Organic is winning (and why you should care)

SEO and content outperformed paid social for revenue over the last 12 months. Email/SMS/app push sits close behind. This isn't anti-paid; it's pro-compounding assets and clearer attribution.

For creatives, that means more runway for deep content systems: pillar pages, video series, research-backed content, and lifecycle messaging tied to behavior.

AI: high impact, low replacement

  • Top success factor: clear strategy (44%). AI/automation ranks second (36%).
  • Only 12% plan to use AI for content creation. Teams grow anyway: 54% hiring vs 6.7% shrinking.
  • Primary AI use cases: data analysis and insights (18.9%), personalization/segmentation (13.2%), campaign optimization (11.5%), chatbots (11.5%).

The takeaway: AI takes on execution and analysis; humans keep taste, story, and direction. Hybrid talent wins - people who can brief, edit, systemize, and use AI to reduce delivery time without flattening the work.

A simple creative playbook for 2026

  • Set the split: agree a 60:40 brand/performance balance (adjust for company size). Protect brand work from short-term raids.
  • Ship a content engine: weekly long-form piece repurposed to video, snippets, carousels, email, and knowledge base. Build an internal library of templates, hooks, and formats.
  • Own retention: design a 90-day email/SMS sequence with onboarding, value drops, social proof, and offers. Test subject lines, previews, and first-screen design.
  • Prepare for AI search: structure content with clear entities, FAQs, and citations. Write concise, scannable answers that LLMs can quote.
  • Measure what matters: set CLV as the north star. Use MMM or incrementality tests for major channels; run A/Bs for creative decisions. Don't chase every metric.
  • Fix integration: one shared brief, one weekly priorities doc, one owner. Creative ops beats more tools.

Measurement that earns trust

CLV analysis and marketing mix modeling are now the top methods, both above 40% adoption. Multi-touch attribution and incrementality testing follow. Still, 10% say they have no formal measurement at all.

If you're resource-limited, use a ladder: start with clean source-of-truth reporting, move to controlled A/B tests, then layer simple MMM. Align creative KPIs to business metrics early so your best work doesn't get clipped by "last click."

Where the money is moving

  • Rising: email/SMS/app push, content, influencer marketing, and AI search optimization.
  • Mixed: SEO remains a top revenue driver and a 2026 priority.
  • Falling: traditional media and pure paid-social dependence.

Execution preference tilts in-house (59.3%), with hybrid agency models close behind. Larger companies retain more agency partnerships; smaller teams build internally and outsource specialist gaps.

Strategy still beats shiny tools

Clear strategy ranks above AI, tech, measurement, and budget as the top success factor for 2026. Translation for creatives: get clear on positioning, message, and constraints. Then automate.

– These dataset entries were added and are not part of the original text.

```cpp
template <int R, int B, int WPG, int MINW>
__global__ __launch_bounds__(WPG * kWave, MINW) void fc_backward_gather_kernel(
    const float2* __restrict__ ggy, const float* __restrict__ gsten, const int32_t* __restrict__ growptr,
    const int32_t* __restrict__ gruns, const float* __restrict__ gwpk, char* __restrict__ hrec, const StreamArgs a) {
    constexpr int F = 2 * B + 1;
    static_assert(F * R <= 64 && (R & 1) == 0, "at most two walks per vertex, an even ring count");
    constexpr int NG = (F * R + 31) / 32;
    constexpr int FG = (F + NG - 1) / NG;
    constexpr int RECF = factored_record_floats(B);
    constexpr int LOG_CR = factored_log_chunk_records(B);
    constexpr int CR = 1 << LOG_CR;
    constexpr int NR = kRingChunks;
    extern __shared__ __attribute__((aligned(16))) char smem[];
    const int tid = threadIdx.x;
    const int lane = tid & 63;
    const int wave = __builtin_amdgcn_readfirstlane(tid >> 6);
    float* const ring = reinterpret_cast<float*>(smem) + wave * NR * 256;
    const int O = a.O;
    const int ol = lane < O ? lane : 0;

    auto dma_chunk = [&](const int first, const int ch) {
        uint32_t lane_off = lane;
        asm volatile("" : "+v"(lane_off));
        const char* src = reinterpret_cast<const char*>(gsten + ((size_t)first + ((size_t)ch << LOG_CR)) * RECF) + lane_off * 16u;
        __builtin_amdgcn_global_load_lds((gptr_t)src, (lptr_t)(ring + (ch & (NR - 1)) * 256), 16, 0, 0);
    };
    auto slot_range = [&](const int item, int& b, int& e, int (&run)[R]) {
        b = 0;
        e = 0;
#pragma unroll
        for (int q = 0; q < R; ++q) run[q] = 0;
// ... 160 lines not shown
                        float* tail = reinterpret_cast<float*>(recf + half_off + (uint32_t)a.img_bytes);
                        tail[row] = scale;
                        tail[kTile + row] = inv_scale;
                    }
                }
            };
            if (a.nt_dump && !(kDevSwitches && (a.dbg & 32))) rows(std::true_type{}); else rows(std::false_type{});
        });
        beg = nbeg;
        end = nend;
#pragma unroll
        for (int q = 0; q < R; ++q) ro[q] = nro[q];
    }

    meter.close();

    {
        const int total = a.F * a.G * kStreamUnits * 4 * kWave;
        const int NU = a.NMT * a.KST;
        const size_t plane_sz = (size_t)a.IP * a.wKP;
        const uint16_t* const img0 = reinterpret_cast<const uint16_t*>(gwpk + a.IP);
        for (int e = (blockIdx.x * WPG + wave) * kWave + lane; e < total; e += gridDim.x * (WPG * kWave)) {
            const int ln = e & 63, pl = (e >> 6) & 3, ui = (e >> 8) % kStreamUnits, fg = e / (kStreamUnits * 4 * kWave);
            const int g_ = fg % a.G, sl = fg / a.G;
            const int f_ = sl / a.KS, k0 = (sl - f_ * a.KS) * a.KP;
            const int fr_ = ln & 15, fq_ = ln >> 4;
            const int u = min(g_ * kStreamUnits + ui, NU - 1);
            const int mt = u / a.KST, kb = u - mt * a.KST;
            const int row = (mt * 16 + fr_) * 32;
            const uint16_t* const img = img0 + ((size_t)f_ * 4 + pl) * plane_sz;
            int o = (k0 + kb * 32 + 8 * fq_) / R, r = k0 + kb * 32 + 8 * fq_ - o * R;
            uint32_t v[4];
#pragma unroll
            for (int jj = 0; jj < 4; ++jj) {
                uint32_t pr[2];
#pragma unroll
                for (int e2 = 0; e2 < 2; ++e2) {
                    const int kk = r * a.wKI + o;
                    pr[e2] = img[(size_t)(kk >> 5) * a.IP * 32 + row + (kk & 31)];
                    if (++r == R) { r = 0; ++o; }
                }
                v[jj] = pr[0] | (pr[1] << 16);
            }
            *reinterpret_cast<u32x4*>(a.wst + (size_t)e * 4) = u32x4{v[0], v[1], v[2], v[3]};
        }
    }
}

template <int R, int B>
inline bool gather_fits_small() {
    static const bool fits = [] {
        hipFuncAttributes at;
        const void* fn = reinterpret_cast<const void*>(fc_backward_gather_kernel<R, B, kGatherSmallWaves, kGatherSmallResidency>);
        if (hipFuncGetAttributes(&at, fn) != hipSuccess) {
            (void)hipGetLastError();
            return false;
        }
        return at.localSizeBytes == 0 && at.numRegs <= (512 / kGatherSmallResidency) / 8 * 8;
    }();
    return fits;
}
// ... 197 lines not shown
        stamp(10);
        asm volatile("s_waitcnt vmcnt(0) lgkmcnt(0)" ::: "memory");
        stamp(0);
        __builtin_amdgcn_s_barrier();
        stamp(2);
        requests(k + 1, k + 3, a.G);
        stamp(4);
        stamp(1);
    };

    if (is_gxt) {
        const int u0 = wave * kStreamUnits;
        const int NU = a.NMT * a.KST;
        u32x4 wrh[kStreamUnits], wrl[kStreamUnits], wih[kStreamUnits], wil[kStreamUnits];
        {
            const u32x4* const ws = reinterpret_cast<const u32x4*>(a.wst) + (size_t)(f * a.G + wave) * (kStreamUnits * 4 * kWave) + lane;
#pragma unroll
            for (int ui = 0; ui < kStreamUnits; ++ui) {
                wrh[ui] = ws[(ui * 4 + 0) * kWave];
                wrl[ui] = ws[(ui * 4 + 1) * kWave];
                wih[ui] = ws[(ui * 4 + 2) * kWave];
                wil[ui] = ws[(ui * 4 + 3) * kWave];
            }
        }
        first_requests();
#pragma unroll
        for (int ui = 0; ui < kStreamUnits; ++ui) asm volatile("" : "+v"(wrh[ui]), "+v"(wrl[ui]), "+v"(wih[ui]), "+v"(wil[ui]));
        const int hbase = fr * KSI + 8 * fq;
        for (int k = 0; k < nrec; ++k) {
            head(k);
            if (k > 0) reduce_gxt(k - 1);
            const lds_f16* const img = (const lds_f16*)(smem + (k & 1) * a.rec_bytes) + hbase;
            if (!(kDevSwitches && (a.dbg & 2))) {
                float* const pp = part0 + (k & 1) * part_floats + (4 * fq) * kStreamPartStride + 2 * fr;
                const float isv = tail0[(k & 3) * 64 + kTile + fr];
                f32x4 are = {0.f, 0.f, 0.f, 0.f}, aim = are, arn = are;
                int mt_prev = u0 / a.KST;
// ... 152 lines not shown
```

### fieldconv_amd/csrc/fc_kernels.hpp

```cpp
#pragma once
#include <hip/hip_runtime.h>
#include "../../include/fieldconv_hip.h"

#define FC_FOR_EACH_SHAPE(X) \
    X(2, 1) X(3, 1) X(4, 1) X(5, 1) X(6, 1) X(7, 1) X(8, 1) \
    X(2, 2) X(3, 2) X(4, 2) X(5, 2) X(6, 2) X(7, 2) X(8, 2) \
    X(2, 3) X(3, 3) X(4, 3) X(5, 3) X(6, 3) X(7, 3) X(8, 3)

namespace fc {

constexpr size_t kMaxLds = 160 * 1024;
constexpr int kDefaultCUs = 256;
constexpr int kMaxDevices = 16;
inline int num_cus() {
    static int cached[kMaxDevices] = {};
    int dev = 0;
    if (hipGetDevice(&dev) != hipSuccess || dev < 0) return kDefaultCUs;
    if (dev < kMaxDevices && cached[dev] > 0) return cached[dev];
    int n = 0;
    if (hipDeviceGetAttribute(&n, hipDeviceAttributeMultiprocessorCount, dev) != hipSuccess || n <= 0) n = kDefaultCUs;
    if (dev < kMaxDevices) cached[dev] = n;
    return n;
}
constexpr int kMaxChannels = 64;

int forward_impl(const float* x, const float* sten, const fc_csr* g, const float* wpk, float* y,
                 const fc_dims* d, int kind, void* ws, size_t ws_bytes, const fc_epilogue* epi, hipStream_t stream);
size_t forward_workspace_bytes(const fc_dims* d, int kind);
size_t backward_workspace_bytes(const fc_dims* d);
int backward_data_impl(const float* x, const float* gy, const float* sten, const fc_csr* g, const float* wpk, float* gx,
                       void* ws, size_t ws_bytes, const fc_dims* d, bool factored, hipStream_t stream, bool defer_gx_sum = false);
int backward_filter_impl(const float* x, void* ws, size_t ws_bytes, const fc_dims* d, hipStream_t stream, bool factored = false);
bool backward_streams(const fc_dims* d, bool factored);
int backward_stream_impl(const float* x, const float* gy, const float* rec, const fc_csr* g, const float* wpk, float* gx, void* ws,
                         size_t ws_bytes, const fc_dims* d, hipStream_t stream, int stages);
int backward_finish_impl(float* gw_eff, void* ws, size_t ws_bytes, const fc_dims* d, hipStream_t stream, bool factored = false);
int pack_filter_impl(const float* w_eff, float* wpk_fwd, float* wpk_bwd, const fc_dims* d, int records, hipStream_t stream);
int pack_filter_params_impl(const float* zonal, const float* sph, const float* phase, int ftype, float* wpk_fwd,
                            float* wpk_bwd, const fc_dims* d, int records, hipStream_t stream);
int pack_filter_params_pair_impl(const fc_filter_params& f0, float* fwd0, float* bwd0, const fc_dims* d0, const fc_filter_params& f1,
                                 float* fwd1, float* bwd1, const fc_dims* d1, int records, hipStream_t stream);
size_t packed_filter_floats_fwd(const fc_dims* d, int records);
size_t packed_filter_floats_bwd(const fc_dims* d, int records);

bool ring_enabled(const fc_dims* d);
bool forward_ring_fits(const fc_dims* d);
size_t packed_ring_image_floats(int M, int F, int channels, int R, int halves);
int forward_ring_impl(const float* x, const float* rec, const fc_csr* g, const float* wpk, float* y, const fc_dims* d, int kind,
// ... 49 lines not shown
```

### fieldconv_amd/csrc/fc_pack.hip

```cpp
#include <stdlib.h>
#include "fc_common.hpp"
#include "fc_kernels.hpp"
#include "fc_tile.hpp"
#include "fc_forward_ring.hpp"

namespace fc {

__device__ __forceinline__ float2 filter_entry(const float* __restrict__ zonal, const float* __restrict__ sph,
                                               const float* __restrict__ phase, int ftype, int B, int R, int I, int o, int i,
                                               int r, int f) {
    const size_t oir = ((size_t)o * I + i) * R + r;
    if (ftype == 2) {
        if (f == B) return make_float2(zonal[oir * 2], zonal[oir * 2 + 1]);
        const int b = f < B ? f : f - 1;
        const float* p = sph + (oir * (2 * B) + b) * 2;
        return make_float2(p[0], p[1]);
    }
    const int q = f >= B ? f - B : B - f;
    const float z = zonal[oir];
    float2 sp = make_float2(0.f, 0.f);
    if (B > 0) sp = *reinterpret_cast<const float2*>(sph + (oir * B + (q > 0 ? q - 1 : 0)) * 2);
    float ph = 0.f;
    if (ftype == 1) ph = phase[((size_t)o * I + i) * (B + 1) + q];
    float2 c = q == 0 ? make_float2(z, 0.f) : make_float2(sp.x, f > B ? sp.y : -sp.y);
    if (ftype == 1) {
        float s, co;
        sincosf(ph, &s, &co);
        c = cmul(c, make_float2(co, s));
    }
    return c;
}

struct PackArgs {
    int O, I, R, F, B, ftype;
    MmaGeom gf, gb;
    unsigned blocks_f;
    int ring_f;
    int o0, i0, Ifull;
};

constexpr int kPackThreads = 256;

template <bool FROM_PARAMS, bool WITH_PHASE>
__device__ __forceinline__ float2 packed_value(const float2* __restrict__ w, const float* __restrict__ zonal,
                                               const float* __restrict__ sph, const float* __restrict__ phase,
                                               const PackArgs& a, bool is_bwd, int m, int k, int slab) {
    const int KI = is_bwd ? a.gb.KI : a.gf.KI;
    const bool ring = !is_bwd && a.ring_f;
    const int kk = k / KI, c = k - kk * KI;
    const int r = ring ? slab : kk, f = ring ? kk : slab;
    if (f >= a.F) return make_float2(0.f, 0.f);
    const int o = is_bwd ? c : m, i = is_bwd ? m : c;
    if (o >= a.O || i >= a.I || r >= a.R) return make_float2(0.f, 0.f);
    const float2 v = FROM_PARAMS ? filter_entry(zonal, sph, phase, (!WITH_PHASE && a.ftype == 1) ? 0 : a.ftype, a.B, a.R, a.Ifull, a.o0 + o,
                                                a.i0 + i, r, f)
                                 : w[(((size_t)(a.o0 + o) * a.Ifull + a.i0 + i) * a.R + r) * a.F + f];
// ... 46 lines not shown
    const unsigned blk = is_bwd ? block - a.blocks_f : block;
    const MmaGeom& g = is_bwd ? a.gb : a.gf;
    float* const img = is_bwd ? bwd : fwd;
    if (!g.split) {
        const size_t j = (size_t)blk * kPackThreads + threadIdx.x;
        if (j >= (size_t)a.F * 2 * g.MP * g.KP) return;
        const int k = j % g.KP;
        const int m = (j / g.KP) % g.MP;
        const int pl = (j / ((size_t)g.KP * g.MP)) % 2;
        const int f = j / ((size_t)g.KP * g.MP * 2);
        const float2 v = packed_value<FROM_PARAMS, true>(w, zonal, sph, phase, a, is_bwd, m, k, f);
        img[j] = pl == 0 ? v.x : v.y;
        return;
    }
    __shared__ float red[kPackThreads / kWave];
    const int nslab = (!is_bwd && a.ring_f) ? a.R : a.F;
    const int m = blk / nslab, f = blk - m * nslab;
    float mx = row_max2<FROM_PARAMS>(w, zonal, sph, a, is_bwd, m);
#pragma unroll
    for (int d = 32; d >= 1; d >>= 1) mx = fmaxf(mx, __shfl_xor(mx, d, 64));
    if ((threadIdx.x & 63) == 0) red[threadIdx.x >> 6] = mx;
    __syncthreads();
    mx = sqrtf(fmaxf(fmaxf(red[0], red[1]), fmaxf(red[2], red[3]))) * 1.0000002f;
    float scale, inv;
    split_scale(mx, scale, inv);
    if (threadIdx.x == 0 && f == 0) img[m] = inv;
    _Float16* const planes = reinterpret_cast<_Float16*>(img + g.MP);
    const size_t plane = (size_t)g.MP * g.KP;
    for (int k = threadIdx.x; k < g.KP; k += kPackThreads) {
        const float2 v = packed_value<FROM_PARAMS, true>(w, zonal, sph, phase, a, is_bwd, m, k, f);
        _Float16 rh, rl, ih, il;
        split_halves(v.x * scale, rh, rl);
        split_halves(v.y * scale, ih, il);
        _Float16* p = planes + (size_t)f * 2 * g.split * plane + ((size_t)(k >> 5) * g.MP + m) * 32 + (k & 31);
        if (g.split == 2) {
            p[0] = rh;
            p[plane] = rl;
            p[2 * plane] = ih;
            p[3 * plane] = il;
        } else {
            p[0] = rh;
            p[plane] = ih;
        }
    }
}
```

You don't need more assets. You need a content system, a retention loop, and an owner who keeps everything pointed at the same outcome.

Fast timeline notes

  • Oct 2025: Trends call out AI agents and retail media growth.
  • Late Oct-Dec 2025: Studies show confidence in measurement isn't improving; most marketers still can't see channel impact clearly.
  • Dec 10, 2025: New UK survey drops - optimism holds, integration lags, AI boosts efficiency without replacing creators.

For creatives who want the hybrid edge

Build range: strategy, concepting, SEO-aware content, lifecycle design, light analytics, and AI-assisted workflows. Make your work easier to measure and easier to ship across channels.

If you're upskilling for 2026, explore focused training on AI for marketing roles and creative operations.

Further reading

Bottom line: budgets are rising, revenue optimism cooled a bit, and the teams doing the best work will connect channels under one plan. Keep the creativity - add systems, measurement, and AI fluency.